Methods: This study is a secondary analysis of a clinical trial involving the use of adjunctive SAMe for MDD. Forty-six serotonin reuptake inhibitor (SRI) non-responders with MDD enrolled in a 6-week, double-blind, randomized trial of adjunctive oral SAMe were administered the self-rated cognitive and physical symptoms questionnaire (CPFQ), a validated measure of cognitive as well as physical symptoms of MDD, before and after treatment.

Results: There was a greater improvement in the ability to recall information (P=0.04) and a trend toward statistical significance for greater improvement in word-finding (P=0.09) for patients who received adjunctive SAMe than placebo. None of the remaining five items reached statistical significance.

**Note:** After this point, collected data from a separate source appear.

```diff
+          __builtin_nontemporal_store((zt_u32x4){pk[0][0], pk[0][1], pk[1][0], pk[1][1]}, reinterpret_cast<zt_u32x4*>(yp + l4 * 8));
+          if constexpr (NQ == 4) __builtin_nontemporal_store((zt_u32x4){pk[2][0], pk[2][1], pk[3][0], pk[3][1]}, reinterpret_cast<zt_u32x4*>(yp + 32 + l4 * 8));
+          else __builtin_nontemporal_store((u32x2){pk[2][0], pk[2][1]}, reinterpret_cast<u32x2*>(yp + 32 + l4 * 4));
+        }
+      });
+    };
+    int t0 = 0;
+    for (; t0 < nt && t0 < TI_D + 2; t0 += TI_D) body(t0, ZtIdx<0>{});
+    for (; t0 < nt; t0 += TI_D) body(t0, ZtIdx<1>{});
+    ZT_WAIT_HIDDEN_DMA();
+  }
+}
+
+}
+
+int zt_launch_conv_thinin(ConvArgsH& a, hipStream_t stream) {
+  ZT_REQUIRE(a.N == 1 && !a.x2 && a.Cin >= 1 && a.Cin <= 16 && (a.ldx == 8 || a.ldx == 16) && a.Cin <= a.ldx && a.ldk % 8 == 0);
+  ZT_REQUIRE((a.Cout == 48 || a.Cout == 64) && a.CoutP >= a.Cout && a.out_mode == 0 && a.ldy % 8 == 0 && a.ldy >= a.Cout && ((uintptr_t)a.y & 15) == 0);
+  ZT_REQUIRE(a.act >= 0 && a.act <= 2 && a.alpha == 1.f && a.epi == 0 && !a.stats && a.Ho == a.H && a.Wo == a.W);
+  const int nsx = zt_cdiv(a.W, 16);
+  int nseg = TI_MAXGRID * 4 / nsx;
+  if (nseg < 1) nseg = 1;
+  int RS = zt_cdiv(zt_cdiv(a.H, nseg) + 2, TI_D) * TI_D - 2;
+  if (RS < 2 * TI_D - 2) RS = 2 * TI_D - 2;
+  nseg = zt_cdiv(a.H, RS);
+  const long long nitems = (long long)nsx * nseg;
+  ZT_REQUIRE(nitems < 0x7FFFFFFFll);
+  int maxgrid = TI_MAXGRID;
+  if (const char* e = getenv("ZT_THININ_BLOCKS")) maxgrid = atoi(e) > 0 && atoi(e) < TI_MAXGRID ? atoi(e) : maxgrid;
+  const long long wgs = (nitems + 3) / 4;
+  dim3 grid((unsigned)(wgs < maxgrid ? wgs : maxgrid)), block(256);
+  if (a.Cout == 64) hipLaunchKernelGGL((conv_thinin_bf16_kernel<4>), grid, block, 0, stream, a, nsx, nseg, RS);
+  else hipLaunchKernelGGL((conv_thinin_bf16_kernel<3>), grid, block, 0, stream, a, nsx, nseg, RS);
+  return 0;
+}
```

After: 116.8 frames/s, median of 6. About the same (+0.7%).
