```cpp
#ifdef FLOPE_STAG_DBG
  unsigned long long stp[12] = {0};
  int st_it = 0;
#define S1R_STAMP(i_) do { if ((p.dbg & 64) && st_it == 1) { __builtin_amdgcn_sched_barrier(0); stp[i_] = __builtin_amdgcn_s_memtime(); __builtin_amdgcn_sched_barrier(0); } } while (0)
#else
#define S1R_STAMP(i_) do {} while (0)
#endif
  auto sub = [&](auto kh_, auto p0_, auto np_) {
    constexpr int KH = decltype(kh_)::value, P0 = decltype(p0_)::value, NP = decltype(np_)::value;
    constexpr bool FIRST = P0 == 0;
    constexpr int NF = KH ? NP - 2 : 2, F0 = KH ? 2 : 0;
    constexpr int NS = NP - NF, S0 = KH ? 0 : 2;
    constexpr int WSLOT = (FIRST ? 0 : 8) + (KH ? (FIRST ? 4 : 2) : 0);
    constexpr int RSLOT = (FIRST ? 0 : 8) + (KH ? 0 : (FIRST ? 4 : 2));
    char* const obase = (char*)p.out + opix;
    const char* const rbase = RES ? (const char*)p.res + opix : nullptr;
    char* const xbuf = smem + cur * BUF_B + P0 * 256;
    const int nbuf = cur ^ 1;
    f32x4 acc[NP][2];
    frag xf[2][NP];
    frag xs[NP];
    S1R_STAMP(FIRST ? 0 : 5);
    auto xaddr = [&](int s) -> const char* {
      const int hc = s / 9, tap = s - 9 * hc, ky = tap / 3, kx = tap - 3 * ky;
      return xbuf + hc * IMG_B + rd[ky] + kx * 64;
    };
#pragma unroll
    for (int pt = 0; pt < NP; ++pt) xf[0][pt] = *(const frag*)(xaddr(0) + pt * 256);
    __builtin_amdgcn_sched_barrier(0);
#pragma unroll
    for (int s = 0; s < NSTEP; ++s) {
#pragma unroll
      for (int pt = 0; pt < NP; ++pt) {
#pragma unroll
        for (int ct = 0; ct < 2; ++ct)
          acc[pt][ct] = Elem<T>::mfma(wres[s][ct], xf[s & 1][pt], s == 0 ? (KH ? zero4 : b4[ct]) : acc[pt][ct]);
        if (s + 1 < NSTEP) xf[(s + 1) & 1][pt] = *(const frag*)(xaddr(s + 1) + pt * 256);
        if (FIRST && s < 3 && pt < 2) S1R_PIECE(nsrc, nbuf, 2 * s + pt);
        if (FOLD && s == 12) xs[pt] = *(const frag*)(xsrc + (P0 + pt) * 1024);
        __builtin_amdgcn_sched_group_barrier(0x008, 2, 0);
        if (s + 1 < NSTEP) __builtin_amdgcn_sched_group_barrier(0x100, 1, 0);
        if ((FIRST && s < 3 && pt < 2) || (FOLD && s == 12)) __builtin_amdgcn_sched_group_barrier(0x020, 1, 0);
      }
    }
    if constexpr (FOLD) {
#pragma unroll
      for (int pt = 0; pt < NP; ++pt)
#pragma unroll
        for (int ct = 0; ct < 2; ++ct) acc[pt][ct] = Elem<T>::mfma(wds[ct], xs[pt], acc[pt][ct]);
    }
    S1R_STAMP(FIRST ? 1 : 6);
#pragma unroll
    for (int i = 0; i < NS; ++i)
#pragma unroll
      for (int ct = 0; ct < 2; ++ct) *(f32x4*)(swp + ((WSLOT + i * 2 + ct) * 64) * 16) = acc[S0 + i][ct];
    u32x4 rq[NF];
    if constexpr (RES) {
#pragma unroll
      for (int i = 0; i < NF; ++i) rq[i] = *(const u32x4*)(rbase + (P0 + F0 + i) * 4 * p.Cout * 2);
    }
    __builtin_amdgcn_sched_barrier(0);
    if constexpr (!FIRST) { if constexpr (RES) asm volatile("s_waitcnt vmcnt(%0)" ::"n"(NF) : "memory"); else asm volatile("s_waitcnt vmcnt(0)" ::: "memory"); }
    asm volatile("s_waitcnt lgkmcnt(0)" ::: "memory");
    __builtin_amdgcn_sched_barrier(0);
    S1R_STAMP(FIRST ? 2 : 7);
#ifdef FLOPE_STAG_DBG
    if ((p.dbg & 64) && st_it == 1 && p.split_ws && lane == 0)
      ((unsigned long long*)p.split_ws)[8192 + (size_t)blockIdx.x * 16 + (FIRST ? 0 : 8) + wave] = __builtin_amdgcn_s_memtime();
#endif
    __builtin_amdgcn_s_barrier();
    __builtin_amdgcn_sched_barrier(0);
    asm volatile("" ::: "memory");
    S1R_STAMP(FIRST ? 3 : 8);
#pragma unroll
    for (int i = 0; i < NF; ++i) {
      u32x4 o;
#pragma unroll
      for (int ct = 0; ct < 2; ++ct) {
        const f32x4 pa = *(const f32x4*)(swp + ((RSLOT + i * 2 + ct) * 64) * 16);
        f32x4 v = KH ? pa + acc[F0 + i][ct] : acc[F0 + i][ct] + pa;
        if constexpr (RES) {
          v[0] += unpack_lo<T>(rq[i][2 * ct]); v[1] += unpack_hi<T>(rq[i][2 * ct]);
          v[2] += unpack_lo<T>(rq[i][2 * ct + 1]); v[3] += unpack_hi<T>(rq[i][2 * ct + 1]);
        }
        o[2 * ct] = pk_out16<T>(pack2<T>(v[0], v[1]), p.relu);
        o[2 * ct + 1] = pk_out16<T>(pack2<T>(v[2], v[3]), p.relu);
      }
      *(u32x4*)(obase + (P0 + F0 + i) * 4 * p.Cout * 2) = o;
    }
    __builtin_amdgcn_sched_barrier(0);
    S1R_STAMP(FIRST ? 4 : 9);
  };
  auto run = [&](auto kh_) {
    for (; tile < total; tile += G) {
      nsrc = band(tile + G);
      const int img = tile / rgs, rg = tile - img * rgs;
      if constexpr (FOLD) xsrc = (const char*)p.ds_in + ((size_t)img * p.ds_Hip + 8 * rg) * p.ds_Wip * 128 + xsoff;
      opix = (((size_t)img * p.Hop + 4 * rg + 1) * p.Wop + 1) * p.Cout * 2 + ooff;
      sub(kh_, std::integral_constant<int, 0>{}, std::integral_constant<int, 4>{});
      sub(kh_, std::integral_constant<int, 4>{}, std::integral_constant<int, 3>{});
#ifdef FLOPE_STAG_DBG
      if ((p.dbg & 64) && st_it == 1 && p.split_ws && tid == 0) {
        unsigned long long* d_ = (unsigned long long*)p.split_ws + (size_t)blockIdx.x * 16;
        for (int i = 0; i < 10; ++i) d_[i] = stp[i];
      }
      ++st_it;
#endif
      cur ^= 1;
    }
  };
  if (kh == 0) run(std::integral_constant<int, 0>{});
  else run(std::integral_constant<int, 1>{});
#ifdef FLOPE_STAG_DBG
  if ((p.dbg & 64) && p.split_ws && tid == 0) {
    unsigned long long* d_ = (unsigned long long*)p.split_ws + (size_t)blockIdx.x * 16;
    d_[10] = t_entry_; d_[11] = t_loop_; d_[12] = __builtin_amdgcn_s_memtime(); d_[13] = rt_entry_; d_[14] = __builtin_amdgcn_s_memrealtime();
  }
#endif
  asm volatile("s_waitcnt vmcnt(0)" ::: "memory");
#undef S1R_PIECE
#undef S1R_STAMP
}

}

extern "C" int flope_conv_s1r_ok(const ConvP* p) { return flope_plan::s1r_ok(flope_plan::dims_of(*p)); }

extern "C" int flope_conv_s1r_lds() { return (int)flope_plan::kS1rLds; }

extern "C" int flope_conv_s1r_init() {
  hipError_t e = hipSuccess;
#define A(T, R, F) if (e == hipSuccess) e = hipFuncSetAttribute((const void*)conv_s1r_kernel<T, R, F>, hipFuncAttributeMaxDynamicSharedMemorySize, flope_conv_s1r_lds());
  A(bf16_t, false, false) A(bf16_t, true, false) A(bf16_t, false, true) A(f16_t, false, false) A(f16_t, true, false) A(f16_t, false, true)
#undef A
  return (int)e;
}

extern "C" int flope_conv_s1r_launch(const ConvP* p, const void* w, int dtype, int grid, void* stream) {
  if (!flope_conv_s1r_ok(p) || !w) return (int)hipErrorInvalidValue;
  const int total = p->B * (p->Ho >> 2);
  if (grid > total) grid = total;
  if (grid < 1) return (int)hipErrorInvalidValue;
  const size_t lds = (size_t)flope_conv_s1r_lds();
  hipStream_t st = (hipStream_t)stream;
#define GO(T) do { if (p->ds_in) hipLaunchKernelGGL((conv_s1r_kernel<T, false, true>), dim3(grid), dim3(512), lds, st, *p, (const u32x4*)w);  \
                   else if (p->res) hipLaunchKernelGGL((conv_s1r_kernel<T, true, false>), dim3(grid), dim3(512), lds, st, *p, (const u32x4*)w);  \
                   else hipLaunchKernelGGL((conv_s1r_kernel<T, false, false>), dim3(grid), dim3(512), lds, st, *p, (const u32x4*)w); } while (0)
  if (dtype == 0) GO(bf16_t); else GO(f16_t);
#undef GO
  return (int)hipGetLastError();
}
```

Conclusion: These preliminary data suggest that SAMe can improve memory-related cognitive symptoms in depressed patients, and warrant replication.

Clinical Commentary
S-adenosylmethionine (SAMe) is a natural compound that is found in almost every tissue and fluid in the body. SAMe has a major role in the immune system and cell metabolism as well as involvement in the life cycles of major neurotransmitters (e.g., serotonin) which are implicated in the development of MDD. Existing data suggest that augmentation with SAMe is tolerable for MDD patients and may boost the antidepressant effect in treating these patients. The data herein present a potential utility of SAMe in the treatment of MDD-related cognitive decline without safety or tolerability issues, although more replication studies are needed to confirm such findings. In fact, cognitive impairment is common in MDD patients, especially in the geriatric population. Hence, SAMe may be another viable option for treating cognitive dysfunction in MDD patients. In addition, SAMe may be beneficial in the treatment of MDD patients with minimal cognitive impairment.